Working in collaboration with the builder, a further refinement to the design was the implementation of a driven pile solution instead of the original bored pier solution. This further reduced the need to remove spoil from the site.

However, the proposal had the potential to cause significant vibrations and possible cracking to surrounding high value residential buildings. Clear communication and a detailed risk analysis process ensured the builder was fully aware of all eventualities before proceeding. Drilling procedures and predicted vibration levels were investigated and extensive due diligence inspections were undertaken. The outcome was significant cost and time savings.

The entire design process was undertaken using Building Information Modelling (BIM). Extensive collaboration and co-ordination between the members of the design team at the outset set project protocols and parameters, culminating in a BIM Implementation Plan. This enabled the project to be delivered to the highest possible standard.
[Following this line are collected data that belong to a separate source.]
__global__ __launch_bounds__(256) void margin_wgrad_fix_kernel(float* __restrict__ dw, const float* __restrict__ w, const float* __restrict__ rnorm,
                                                               acc_t* __restrict__ tacc, int C, int E) {
#pragma clang fp contract(off)
    const int j = blockIdx.x * 4 + (threadIdx.x >> 6), lane = threadIdx.x & 63;
    if (j >= C) return;
    float tf = 0.f;
    if (lane == 0) {
        tf = acc_get<ACC_GRAD>(tacc[j]);
        tacc[j] = 0;
    }
    tf = __shfl(tf, 0);
    const float r = rnorm[j];
    const float kf = (r * r) * tf;
    const float* wr = w + (long)j * E;
    float* dr = dw + (long)j * E;
    for (int e = 4 * lane; e < E; e += 256) {
        const f32x4 wv = *reinterpret_cast<const f32x4*>(wr + e);
        f32x4 dv = *reinterpret_cast<const f32x4*>(dr + e);
#pragma unroll
        for (int t = 0; t < 4; ++t) {
            const float p = kf * wv[t];
            dv[t] = dv[t] - p;
        }
        *reinterpret_cast<f32x4*>(dr + e) = dv;
    }
}
}
using namespace fn;

extern "C" int fn_pairwise_sqdist(const float* xa, const float* xb, float* out, float* range, int n, int m, int E, int metric, void* stream) {
    FN_REQUIRE(xa && xb && out && n > 0 && m > 0 && E > 0 && E <= 512, "pairwise_sqdist: bad arguments (E must be <= 512)");
    FN_REQUIRE(metric >= 0 && metric <= 2, "Undefined similarity metric %d", metric);
    hipStream_t st = (hipStream_t)stream;
    if (range) {
        fill_words(range, 0x7f7fffffu, 0x80800000u, 2, st);
    }
    hipLaunchKernelGGL(pairwise_kernel, dim3(cdiv(m, 64), n), dim3(256), 0, st, xa, xb, out, (int*)range, n, m, E, metric);
    return check_launch("pairwise_sqdist");
}

extern "C" int fn_select_triplets(const float* dist, const int32_t* labels, int n, float alpha, int nrof_triplets, uint32_t seed,
                                  int semi_hard, int32_t* triplets, int32_t* info, void* stream) {
    FN_REQUIRE(dist && labels && triplets && info && n > 1 && n <= 1024 && nrof_triplets > 0, "select_triplets: bad arguments (n <= 1024)");
    hipStream_t st = (hipStream_t)stream;
    hipLaunchKernelGGL(select_pairs_kernel, dim3(1), dim3(1024), 0, st, labels, n, info);
    const int max_pairs = n * (n - 1) / 2;
    hipLaunchKernelGGL(select_negatives_kernel, dim3(cdiv(max_pairs, 4)), dim3(256), 0, st, dist, labels, n, alpha, seed, semi_hard, info);
    hipLaunchKernelGGL(select_rank_kernel, dim3(1), dim3(1024), 0, st, nrof_triplets, triplets, info);
    return check_launch("select_triplets");
}

extern "C" int fn_triplet_loss_fwd_bwd(const float* emb, float* demb, float* loss, int T, int E, float alpha, void* stream) {
    FN_REQUIRE(emb && loss && T > 0 && E > 0, "triplet_loss: bad arguments");
    hipStream_t st = (hipStream_t)stream;
    FN_REQUIRE(((uintptr_t)loss & 7) == 0, "triplet_loss: loss must be an 8-byte aligned fp32[4]");
    fill_words(loss, 0u, 0u, 4, st);
    hipLaunchKernelGGL(triplet_loss_kernel, dim3(cdiv(T, 4)), dim3(256), 0, st, emb, demb, reinterpret_cast<acc_t*>(loss + 2), T, E, alpha);
    hipLaunchKernelGGL(loss_finish_kernel, dim3(1), dim3(1), 0, st, loss);
    return check_launch("triplet_loss");
}

extern "C" int fn_softmax_xent_fwd_bwd(const float* logits, int ld, const int32_t* labels, float* loss, void* dlogits_lp, int ld_d, fn_acc_t* dbias_,
                                       int N, int C, float grad_scale, int dtype, void* stream) {
    acc_t* dbias = reinterpret_cast<acc_t*>(dbias_);
    FN_REQUIRE(((uintptr_t)loss & 7) == 0, "softmax_xent: loss must be an 8-byte aligned fp32[4]");
    FN_REQUIRE(dtype == FN_BF16 || dtype == FN_F16, "dtype %d unsupported", dtype);
    FN_REQUIRE(logits && labels && loss && N > 0 && C > 0 && ld >= C && (!dlogits_lp || ld_d >= C), "softmax_xent: bad arguments");
    hipStream_t st = (hipStream_t)stream;
    fill_words(loss, 0u, 0u, 4, st);
    acc_t* lacc = reinterpret_cast<acc_t*>(loss + 2);
    if (dtype == FN_BF16)
        hipLaunchKernelGGL(softmax_xent_kernel<__bf16>, dim3(N), dim3(256), 0, st, logits, ld, labels, lacc, (unsigned short*)dlogits_lp, ld_d, dbias, N, C, grad_scale);
    else
        hipLaunchKernelGGL(softmax_xent_kernel<_Float16>, dim3(N), dim3(256), 0, st, logits, ld, labels, lacc, (unsigned short*)dlogits_lp, ld_d, dbias, N, C, grad_scale);
    hipLaunchKernelGGL(loss_finish_kernel, dim3(1), dim3(1), 0, st, loss);
    return check_launch("softmax_xent");
}

extern "C" int fn_center_loss_fwd_bwd(const float* x, const int32_t* labels, const float* centers, float* demb, float* terms, float* xy,
                                      int ld_xy, int N, int E, int C, float center_factor, float norm_factor, float p, void* stream) {
    FN_REQUIRE(x && labels && terms && N > 0 && E > 0 && E % 4 == 0, "center_loss: bad arguments (E must be a multiple of 4)");
    FN_REQUIRE(((uintptr_t)x & 15) == 0 && (!demb || ((uintptr_t)demb & 15) == 0) && (!centers || ((uintptr_t)centers & 15) == 0),
               "center_loss: x, demb and centers must be 16-byte aligned");
    FN_REQUIRE(((uintptr_t)terms & 7) == 0, "center_loss: terms must be an 8-byte aligned fp32[8]");
    FN_REQUIRE(!centers || C > 0, "center_loss: centers need C > 0");
    FN_REQUIRE(!xy || ld_xy > E, "center_loss: ld_xy must be > E");
    FN_REQUIRE(center_factor >= 0.f && norm_factor >= 0.f && p > 0.f, "center_loss: factors must be >= 0 and p > 0");
    hipStream_t st = (hipStream_t)stream;
    hipLaunchKernelGGL(center_loss_kernel, dim3(cdiv(N, 4)), dim3(256), 0, st, x, labels, centers, demb, terms, xy, ld_xy, N, E, C,
                       center_factor, norm_factor, p);
    hipLaunchKernelGGL(center_loss_finish_kernel, dim3(1), dim3(1), 0, st, terms);
    return check_launch("center_loss");
}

The large span roof was designed as an exposed steel structure. Modelling and rendering in BIM meant both the architect and client were able to visualize exactly what being underneath the roof would be like, to ensure that their vision and expectations were met.

BIM also assisted in clearly showing where the vast amount of mechanical ductwork was going to be positioned to ensure no clashes would occur in relation to the structure.

Pool Concourse Guidelines

Finally, it is worth mentioning the safety of pool concourses, which is a major issue for all operators.

A range of industry consultants have recently worked with Aquatics & Recreation Victoria (ARV) to help produce the Pool Concourse Guidelines document.

The aim is to elevate the understanding of the industry and facility owners in maximising the appropriate performance of a concourse and hence minimising slips and falls. This includes managing pressure on the construction program, concourse design, construction finishes, safety obligations, workmanship, concourse surface selection, the role and responsibilities of the supervising architect, design tolerances, cleaning, maintenance and operational management requirements, among other considerations.

A copy of these guidelines can be downloaded from the ARV website.